Court Opinion

ID: 8042044
Source: CourtListenerOpinion
Date Created: 2022-09-09 03:41:22.748417+00
Date Added: 2024-06-11T16:37:21.459254
License: Public Domain

McCarran, J.,
concurring:
I concur in the judgment. ' The judgment entered by the court below, in the first instance, appointing a receiver was a final judgment entered on behalf of the state and in favor of the state in an action in which the state was plaintiff. (State v. Wildes, 34 Nev. 94, 116 Pac. 595.) The receiver was the creature of the judgment. In fact, the receivership was the judgment itself. The state, through the exercise of its police power, had the right, and it was its duty, to have this judgment entered pursuant to the statute of 1907 (Stats. 1907, c. 119) and to have this receivership created.
The receivership, being the very essence of the judgment, and being that which was sought for by the state, acting in pursuance of its legislative declaration, was the thing in which the state was most vitally interested, not pecuniarily, but rather by reason of its police powers, exercised in furtherance of public welfare, and especially that great phase of public welfare having to do with the commercial life and banking business incident thereto.
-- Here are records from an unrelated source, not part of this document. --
SV_HD void sv_store_cached(sv_u4* slot, int qstride, int e, const ge_cached& c) {
  sv_u4* base = slot + e * SV_ATAB_QUADS * qstride;
  sv_store_fe3(base, qstride, c.YpX);
  sv_store_fe3(base + 3 * qstride, qstride, c.YmX);
  sv_store_fe_pair(base + 6 * qstride, qstride, c.Z, c.T2d);
}

SV_COLD void sv_build_atab(sv_u4* slot, int qstride, const ge_p3& negA) {
  ge_cached c1, ce;
  ge_p3_to_cached(c1, negA);
  ge_cached_identity(ce);
  sv_store_cached(slot, qstride, 0, ce);
  sv_store_cached(slot, qstride, 1, c1);
  ge_p3 P3 = negA;
  ge_p1p1 Q;
  SV_NOUNROLL for (int e = 2; e < SV_ATAB_ENTRIES; ++e) {
    ge_add_preswapped(Q, P3, c1.YpX, c1.YmX, c1.Z, c1.T2d, false, false);
    ge_p1p1_to_p3(P3, Q);
    ge_p3_to_cached(ce, P3);
    sv_store_cached(slot, qstride, e, ce);
  }
}

#define SV_BTAB_QUADS (SV_BTAB_STRIDE / 4)

#if defined(__HIP_DEVICE_COMPILE__)
#define SV_GLDS(SRC, OFF, STAGE, ROW)                                                                 \
  __builtin_amdgcn_global_load_lds(                                                                   \
      (const void*)(SRC),                                                                             \
      (__attribute__((address_space(3))) void*)((char*)((STAGE) + (ROW) * 64) - 16 * (OFF)), 16, 16 * (OFF), 0)
SV_HD void sv_stage_bentry(sv_u4* stageB, const sv_u4* btab, int32_t d) {
  const bool neg = d < 0;
  const sv_u4* e = btab + (neg ? -d : d) * SV_BTAB_QUADS;
  const sv_u4* ea = e + (neg ? 3 : 0);
  const sv_u4* eb = e + (neg ? 0 : 3);
  SV_GLDS(ea, 0, stageB, 0); SV_GLDS(ea, 1, stageB, 1); SV_GLDS(ea, 2, stageB, 2);
  SV_GLDS(eb, 0, stageB, 3); SV_GLDS(eb, 1, stageB, 4); SV_GLDS(eb, 2, stageB, 5);
  SV_GLDS(e, 6, stageB, 6); SV_GLDS(e, 7, stageB, 7); SV_GLDS(e, 8, stageB, 8);
  static_assert(SV_BTAB_QUADS == 9, "entry size");
}
#endif

SV_HD void sv_double_scalarmult(ge_p3& P, const ge_p3& negA, const uint32_t h[8], const uint32_t S[8],
                                sv_u4* slot, int qstride, const sv_u4* btab) {
  sv_build_atab(slot, qstride, negA);
  uint32_t da[8], db[8];
  sc_digits_r16(da, h);
  sc_digits_r65536(db, S);

  fe_0(P.X); fe_1(P.Y); fe_1(P.Z); fe_0(P.T);
  ge_p1p1 Q;
  SV_NOUNROLL for (int w = 63; w >= 0; --w) {
    const int nsteps = (w & (SV_B_BITS / 4 - 1)) ? 5 : 6;
    const int32_t dA = sc_pop_top(da, 4);
    const int32_t dB = nsteps == 6 ? sc_pop_top(db, SV_B_BITS) : 0;
    SV_NOUNROLL for (int s = 0; s < nsteps; ++s) {
      if (s < 4) {
        ge_dbl(Q, P.X, P.Y, P.Z);
      } else {
        fe qa, qb, qz, qt;
        bool neg;
        const bool zone = s == 5;
        if (!zone) {
          neg = dA < 0;
          const sv_u4* e = slot + (neg ? -dA : dA) * SV_ATAB_QUADS * qstride;
          sv_load_fe3(qa, e + (neg ? 3 : 0) * qstride, qstride);
          sv_load_fe3(qb, e + (neg ? 0 : 3) * qstride, qstride);
          sv_load_fe_pair(qz, qt, e + 6 * qstride, qstride);
        } else {
          neg = dB < 0;
          fe_1(qz);
          const sv_u4* e = btab + (neg ? -dB : dB) * SV_BTAB_QUADS;
          sv_load_fe3(qa, e + (neg ? 3 : 0), 1);
          sv_load_fe3(qb, e + (neg ? 0 : 3), 1);
          sv_load_fe3(qt, e + 6, 1);
        }
        ge_add_preswapped(Q, P, qa, qb, qz, qt, neg, zone);
      }
      ge_p1p1_to_p3_opt(P, Q, s + 1 >= 4 && s + 1 < nsteps);
    }
  }
}

SV_HD void sv_double_scalarmult_encode(uint32_t enc[8], const ge_p3& negA, const uint32_t h[8],
                                       const uint32_t S[8], sv_u4* slot, int qstride,
                                       const sv_u4* btab) {
  ge_p3 P;
  sv_double_scalarmult(P, negA, h, S, slot, qstride, btab);
  ge_p2_tobytes(enc, P.X, P.Y, P.Z);
}
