## Use m64n256 WGMMA with multicast A tiles for 2-CTA cluster path

For the 2-CTA cluster configuration (non-FP4 kinds), each CTA now loads its own 128-row B slice and both A boxes arrive by multicast. Each consumer warpgroup then issues a single m64n256 WGMMA covering both A column blocks instead of two m64n128 instructions. Flush logic is remapped so the second accumulator writes to rowA1 columns. This halves WGMMA issue count and raises per-instruction N, improving operand reuse. The cost is a changed shared-memory layout and filler-tile handling, plus reliance on a multicast of A that must match the cluster scheduling.

```diff
diff --git a/spark_examples_b200/csrc/gram_sm90.cu b/spark_examples_b200/csrc/gram_sm90.cu
--- a/spark_examples_b200/csrc/gram_sm90.cu
+++ b/spark_examples_b200/csrc/gram_sm90.cu
@@ -367,11 +367,13 @@
 template <int CG, int KIND>
 __global__ void __launch_bounds__(kThreads, 1) gram_kernel(const __grid_constant__ CUtensorMap tmap, const GramArgs a) {
     using C = Cfg<KIND>;
+    constexpr bool WIDE = CG == 2 && KIND != 2;
+    constexpr uint32_t kBBytes = WIDE ? C::BOX_BYTES : C::B_BYTES;
     extern __shared__ uint8_t smem_raw[];
     const uint32_t smem_base = (ptx::smem_u32(smem_raw) + 1023u) & ~1023u;
     const uint32_t bar_base = smem_base + C::STAGES * C::STAGE_BYTES + C::XBUF_BYTES * 2;
     auto sB = [&](uint32_t st) { return smem_base + st * C::STAGE_BYTES; };
-    auto sA = [&](uint32_t st) { return smem_base + st * C::STAGE_BYTES + C::B_BYTES; };
+    auto sA = [&](uint32_t st) { return smem_base + st * C::STAGE_BYTES + kBBytes; };
     auto full_bar = [&](uint32_t i) { return bar_base + 8u * i; };
     auto empty_bar = [&](uint32_t i) { return bar_base + 8u * (C::STAGES + i); };
 
@@ -423,6 +425,13 @@
                     mbar_wait(empty_bar(st), ph ^ 1u, a.err, 1);
                     const int pnl = kb / a.kb_per_panel;
                     const int kc = (kb - pnl * a.kb_per_panel) * a.kc_per_kb;
+                    if constexpr (WIDE) {
+                        ptx::mbar_arrive_expect_tx(full_bar(st), (uint32_t)(self_b ? 2 : 3) * C::BOX_BYTES);
+                        if (!self_b)
+                            ptx::tma_load_3d(sB(st), &tmap, full_bar(st), kc, s.rowB + (int)cta_rank * kBoxRows, pnl);
+                        ptx::tma_load_3d_multicast(sA(st) + cta_rank * C::BOX_BYTES, &tmap, full_bar(st), kc, rowA, pnl, 0x3);
+                        continue;
+                    }
                     ptx::mbar_arrive_expect_tx(full_bar(st), tx);
                     if constexpr (CG == 2) {
                         if (two_boxes || cta_rank == 0)
@@ -449,10 +458,10 @@
         Seg s;
         uint32_t it = 0;
         while (sc.next(s)) {
-            const bool filler = (CG == 2) && cta_rank != 0 && (s.flags & kTileFiller) != 0;
+            const bool filler = (CG == 2) && (WIDE || cta_rank != 0) && (s.flags & kTileFiller) != 0;
             const bool self_b = (CG == 2) && (s.flags & kTileSelfB) != 0;
-            const int mrow0 = cw * 128;
-            const bool act0 = mrow0 < s.n_eff, act1 = mrow0 + 64 < s.n_eff;
+            const int mrow0 = WIDE ? (int)cta_rank * 128 + cw * 64 : cw * 128;
+            const bool act0 = mrow0 < s.n_eff, act1 = WIDE ? act0 && !filler : mrow0 + 64 < s.n_eff;
             if (s.first) {
 #pragma unroll
                 for (int i = 0; i < 64; ++i) {
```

Any motion made in the district court subsequent to the final order creating the receivership, the effect of which would be to destroy or discharge the receivership, would be one in which the state, as plaintiff in the action, would be entitled to notice, because the object of the statute, in the first instance, and the object of the litigation in so far as the state was concerned, was primarily to prevent the insolvent institution from further proceeding to conduct an unsafe business, where the public might be the victim; and, secondly to see that the affairs *68of the institution were wound up equitably to the end that its creditors might receive just compensation so far as the assets of the institution would go.
Let us assume that the court, in this case, had refused to grant any compensation to the receiver and thereby made it possible that no receiver would act. Would not the state be interested in seeing that such an order was modified to the extent that the object of the litigation might be carried out and a liquidation accomplished? The matter of fixing the receiver’s compensation being a matter so incident and vital to the order creating the receivership, and the state, being vitally interested in the one, must of necessity be, equally interested in the other. The order appointing the receiver, as well as the order fixing his compensation, are matters which go directly to the primary object of the statute itself, namely, the protection of the depositing public, and especially the depositors of an insolvent banking institution. As already stated, the state was not interested from the standpoint of being a depositor or creditor of the insolvent institution, but its sole interest grew out of its police power set in operation by the enactment of 1907.
The right of the state to exercise control and supervision in matters of this character cannot, in the light of modern thought and reasoning, be questioned. When the legislature, speaking for the policy of the state, enacts laws which tend to protect the people in general, or great numbers of the people, when it seeks to enhance public welfare by enacting laws tending to safeguard and promote business and commercial conditions, the ultimate aim and object of such laws should not be lost sight of. Enacted and maintained by reason of the police powers of the state, such laws should be operated and construed to the end that their spirit might be applied, even though in letter they may appear limited or defective.
The order fixing the receiver’s compensation, like any other order affecting the force of the original judgment creating the receivership, was one in which the state, *69the party plaintiff in the original action, was interested and being a party interested, and being the very party at whose instance and motion the receivership was established, was entitled to notice. Moreover, it was entitled to actual notice by proper service. (Pratt v. Rice, 7 Nev. 123; Daniels Chancery Pl. & Pr. 6th Am. ed. sec. 1591.)
The order fixing the receiver’s compensation being one made on motion without notice to the state, the party interested in the final judgment, was void, and the state having moved within time to set aside the order, its motion should have been granted.